When dealing with large datasets for machine learning, have you ever come across an address column that looks like this?
Location data can be very messy and difficult to process.
It is difficult to encode addresses, since they are of very high cardinality. If you try to encode a column like this with a technique like one-hot encoding, it will lead to high dimensionality, and your machine learning model might not perform well.
The easiest way to overcome this problem is to geocode these columns.
What is geocoding?
Geocoding is the process of converting addresses into geographical coordinates. This means that you'll be transforming raw addresses into latitude/longitude pairs.
Geocoding in Python
There are many different libraries available that can help you do this with Python. The fastest is the Google Maps API, which I recommend if you have more than 1000 addresses you need to convert in a short period of time.
However, the Google Maps API isn't free. You will need to pay around $5 per 1000 request.
A free alternative to the Google Maps API is the OpenStreetMap API. However, the OpenStreetMap API is a lot slower, and also slightly less accurate.
In this article, I will walk you through the geocoding process with these two APIs.
Method 1: Google Maps API
Lets first use the Google Maps API to convert addresses into lat/long pairs. You will first need to create a Google Cloud account to do this, and enter your credit card information.
Although this is a paid service, Google gives you $200 in free credit when you first create a Google Cloud account. This means that you can make around 40,000 calls with their geocoding API before you get charged for it. As long as you don't hit this limit, your account will not be charged.
Once you've received you API key, you can start coding!

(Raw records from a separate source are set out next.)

template <int MINB, int NB>
__global__ void __launch_bounds__(kThreads, MINB) nerf_rays_fwd_kernel(const __grid_constant__ nsr_nerf_t P, const RaysFwdArgs a) {
  extern __shared__ __align__(16) __half smem[];
  const int warp = threadIdx.x >> 5, lane = threadIdx.x & 31, g = lane >> 2, c = lane & 3;
  __half* At = smem + NF_W_TOTAL + warp * kWarpHalves;
  __half* St = At + 32 * NF_LD32;
  float* s_sig = reinterpret_cast<float*>(St + 32 * 24);
  float* s_rgb = s_sig + 32;
  const __half2* table = reinterpret_cast<const __half2*>(a.dparams + NF_DENSITY_PARAMS);
  nf_stage_weights(smem, a.dparams, a.cparams, true);
  __shared__ int bins[NSR_ORDER_BINS];
  if (threadIdx.x < NSR_ORDER_BINS) bins[threadIdx.x] = a.bin_counts != nullptr ? __ldg(a.bin_counts + threadIdx.x) : 0;
  __syncthreads();

  for (;;) {
    int64_t ray = 0;
    if (lane == 0) ray = atomicAdd(a.ticket, 1u);
    ray = __shfl_sync(0xffffffffu, ray, 0);
    if (ray >= a.n_rays) break;
    if (a.bin_counts != nullptr) {
      int t = (int)ray, b = 0;
#pragma unroll
      for (int q = 0; q < NSR_ORDER_BINS - 1; ++q) {
        const bool next = b == q && t >= bins[q];
        t -= next ? bins[q] : 0;
        b += next ? 1 : 0;
      }
      ray = __ldg(a.order + (int64_t)b * a.n_rays + t);
    } else if (a.order != nullptr) {
      ray = __ldg(a.order + ray);
    }
    const uint32_t mw0 = lane < a.words ? __ldg(a.masks + ray * a.words + lane) : 0u;
    const uint32_t mw1 = lane + 32 < a.words ? __ldg(a.masks + ray * a.words + lane + 32) : 0u;
    const int64_t base = a.offsets_m[ray];
    const int total = a.counts != nullptr ? __ldg(a.counts + ray) : (int)(a.offsets_m[ray + 1] - base);
    float o_acc = 0.f, d_acc = 0.f, r_acc = 0.f, g_acc = 0.f, b_acc = 0.f;
    int kept = 0;
    if (total > 0) {
      const float* rr = a.rays + ray * 6;
      const float ox = __ldg(rr + 0), oy = __ldg(rr + 1), oz = __ldg(rr + 2);
      const float dx = __ldg(rr + 3), dy = __ldg(rr + 4), dz = __ldg(rr + 5);
      const float tmin = __ldg(a.t_min + ray);
      const float inv = 1.f / (2.f * P.radius);
      float carry = 1.f;
      uint4 sh0, sh1;
      {
        float s[16];
        nsr_sh4(dx, dy, dz, s);
        sh0 = make_uint4(nsr_pack_h2(s[0], s[1]), nsr_pack_h2(s[2], s[3]), nsr_pack_h2(s[4], s[5]), nsr_pack_h2(s[6], s[7]));
        sh1 = make_uint4(nsr_pack_h2(s[8], s[9]), nsr_pack_h2(s[10], s[11]), nsr_pack_h2(s[12], s[13]), nsr_pack_h2(s[14], s[15]));
      }
      uint4* sp = reinterpret_cast<uint4*>(St + lane * 24);
      sp[0] = sh0;
      sp[1] = sh1;
      int cur_w = 0;
      uint32_t cur_m = __shfl_sync(0xffffffffu, mw0, 0);
      for (int b0 = 0; b0 < total; b0 += 32) {
        const int s_idx = b0 + lane;
        int k = -1, filled = 0;
        while (filled < 32) {
          if (cur_m == 0u) {
            if (++cur_w >= a.words) break;
            cur_m = cur_w < 32 ? __shfl_sync(0xffffffffu, mw0, cur_w) : __shfl_sync(0xffffffffu, mw1, cur_w - 32);
            continue;
          }
          const int cnt = __popc(cur_m), take = min(cnt, 32 - filled);
          if (lane >= filled && lane < filled + take) k = cur_w * 32 + (int)__fns(cur_m, 0, lane - filled + 1);
          if (take == cnt) {
            cur_m = 0u;
          } else {
            const uint32_t p = __fns(cur_m, 0, take);
            cur_m &= ~((2u << p) - 1u);
          }
          filled += take;
        }
        const bool valid = k >= 0;
        if (!valid) k = 0;
        const float t0 = __fmaf_rn((float)k, a.step, tmin), t1 = __fmaf_rn((float)k + 1.f, a.step, tmin);
        const float mid = (t0 + t1) * 0.5f;
        uint32_t f[16];
        if (valid) {
          const float x = (fmaf(dx, mid, ox) + P.radius) * inv, y = (fmaf(dy, mid, oy) + P.radius) * inv,
                      z = (fmaf(dz, mid, oz) + P.radius) * inv;
          nf_gather_batched<16, NB>(P.grid, table, x, y, z, f);
        } else {
#pragma unroll
          for (int l = 0; l < 16; ++l) f[l] = 0u;
        }
        nf_store_row32(At, lane, f);
        if (a.enc_save != nullptr && valid) {
          uint4* e = reinterpret_cast<uint4*>(a.enc_save + (base + s_idx) * 32);
          e[0] = make_uint4(f[0], f[1], f[2], f[3]);
          e[1] = make_uint4(f[4], f[5], f[6], f[7]);
          e[2] = make_uint4(f[8], f[9], f[10], f[11]);
          e[3] = make_uint4(f[12], f[13], f[14], f[15]);
        }
        __syncwarp();
        uint32_t a_o[2][1][4];
        {
          uint32_t a_in[2][2][4];
          nsr_load_afrag<2, 2>(a_in, At, NF_LD32, 0);
          float acc[2][8][4];
          nsr_zero_acc(acc);
          nsr_gemm_w<2, 2, 8>(acc, a_in, smem + NF_OFF_DW1, NF_LD32);
          uint32_t a_h[2][4][4];
          nsr_acc_to_afrag<2, 8>(acc, a_h, NSR_ACT_RELU);
          float acco[2][2][4];
          nsr_zero_acc(acco);
          nsr_gemm_w<2, 4, 2>(acco, a_h, smem + NF_OFF_DW2, NSR_LD64);
          nsr_acc_to_afrag<2, 2>(acco, a_o, NSR_ACT_NONE);
        }
        if (c == 0) {
#pragma unroll
          for (int m = 0; m < 2; ++m) {
            s_sig[m * 16 + g] = nf_half_lo(a_o[m][0][0]);
            s_sig[m * 16 + g + 8] = nf_half_lo(a_o[m][0][1]);
          }
        }
        {
          uint32_t a_c[2][2][4], a_sh[2][1][4];
          nsr_load_afrag<2, 1>(a_sh, St, 24, 0);
#pragma unroll
          for (int m = 0; m < 2; ++m)
#pragma unroll
            for (int j = 0; j < 4; ++j) {
              a_c[m][0][j] = a_o[m][0][j];
              a_c[m][1][j] = a_sh[m][0][j];
            }
          float acc[2][8][4];
          nsr_zero_acc(acc);
          nsr_gemm_w<2, 2, 8>(acc, a_c, smem + NF_OFF_CW1, NF_LD32);
          uint32_t a_h[2][4][4];
          nsr_acc_to_afrag<2, 8>(acc, a_h, NSR_ACT_RELU);
          nsr_zero_acc(acc);
          nsr_gemm_w<2, 4, 8>(acc, a_h, smem + NF_OFF_CW2, NSR_LD64);
          nsr_acc_to_afrag<2, 8>(acc, a_h, NSR_ACT_RELU);
          float acco[2][2][4];
          nsr_zero_acc(acco);
          nsr_gemm_w<2, 4, 2>(acco, a_h, smem + NF_OFF_CW3, NSR_LD64);
          uint32_t a_r[2][1][4];
          nsr_acc_to_afrag<2, 2>(acco, a_r, NSR_ACT_NONE);
          if (c < 2) {
#pragma unroll
            for (int m = 0; m < 2; ++m) {
              float* r0 = s_rgb + (m * 16 + g) * 4 + c * 2;
              float* r1 = s_rgb + (m * 16 + g + 8) * 4 + c * 2;
              r0[0] = nf_half_lo(a_r[m][0][0]);
              r0[1] = nf_half_hi(a_r[m][0][0]);
              r1[0] = nf_half_lo(a_r[m][0][1]);
              r1[1] = nf_half_hi(a_r[m][0][1]);
            }
          }
        }
        __syncwarp();
        const float sigma = expf(s_sig[lane] + P.density_bias);
        const float alpha = valid ? 1.f - expf(-sigma * (t1 - t0)) : 0.f;
        const float incl = warp_incl_prod(1.f - alpha, lane);
        float excl = __shfl_up_sync(0xffffffffu, incl, 1);
        if (lane == 0) excl = 1.f;
        const float T = carry * excl;
        const bool keep = valid && (T >= a.early_stop_eps);
        if (keep) {
          const float w = T * alpha;
          const float cr = 1.f / (1.f + expf(-s_rgb[lane * 4 + 0])), cg = 1.f / (1.f + expf(-s_rgb[lane * 4 + 1])),
                      cb = 1.f / (1.f + expf(-s_rgb[lane * 4 + 2]));
          o_acc += w;
          d_acc += w * mid;
          r_acc += w * cr;
          g_acc += w * cg;
          b_acc += w * cb;
          const int64_t p = base + s_idx;
          a.sigmas[p] = sigma;
          a.weights[p] = w;
          a.trans[p] = T;
          a.kidx_out[p] = k;
          a.rgbs[p * 3 + 0] = cr;
          a.rgbs[p * 3 + 1] = cg;
          a.rgbs[p * 3 + 2] = cb;
        }
        kept += __popc(__ballot_sync(0xffffffffu, keep));
        carry *= __shfl_sync(0xffffffffu, incl, 31);
        __syncwarp();
        if (carry < a.early_stop_eps) break;
      }
    }
    o_acc = warp_sum(o_acc);
    d_acc = warp_sum(d_acc);
    r_acc = warp_sum(r_acc);
    g_acc = warp_sum(g_acc);
    b_acc = warp_sum(b_acc);
    if (lane == 0) {
      a.opacity[ray] = o_acc;
      a.depth[ray] = d_acc;
      a.acc_rgb[ray * 3 + 0] = r_acc;
      a.acc_rgb[ray * 3 + 1] = g_acc;
      a.acc_rgb[ray * 3 + 2] = b_acc;
      a.kept[ray] = kept;
      if (a.kept_blocks != nullptr && kept > 0) atomicAdd(a.kept_blocks + (ray >> 8), kept);
    }
    __syncwarp();
  }
}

We are going to use the Zomato Restaurants Kaggle dataset for this tutorial. Make sure to have the dataset installed in your path. Then, install the googlemaps API package with this command:
pip install -U googlemaps
Run the following lines of code to import the libraries you need to get started:
import csv import pandas as pd import googlemaps
Reading the dataset
Now, lets read the dataset and check the head of the dataframe:
data = pd.read_csv('zomato.csv',encoding="ISO-8859-1") df = data.copy() df.head()
This dataframe has 21 columns and 9551 rows.
We only need the address column for geocoding, so I'm going to drop all the other columns. Then, I am going to drop duplicates so we only get unique addresses:
df = df[['Address']] df = df.drop_duplicates()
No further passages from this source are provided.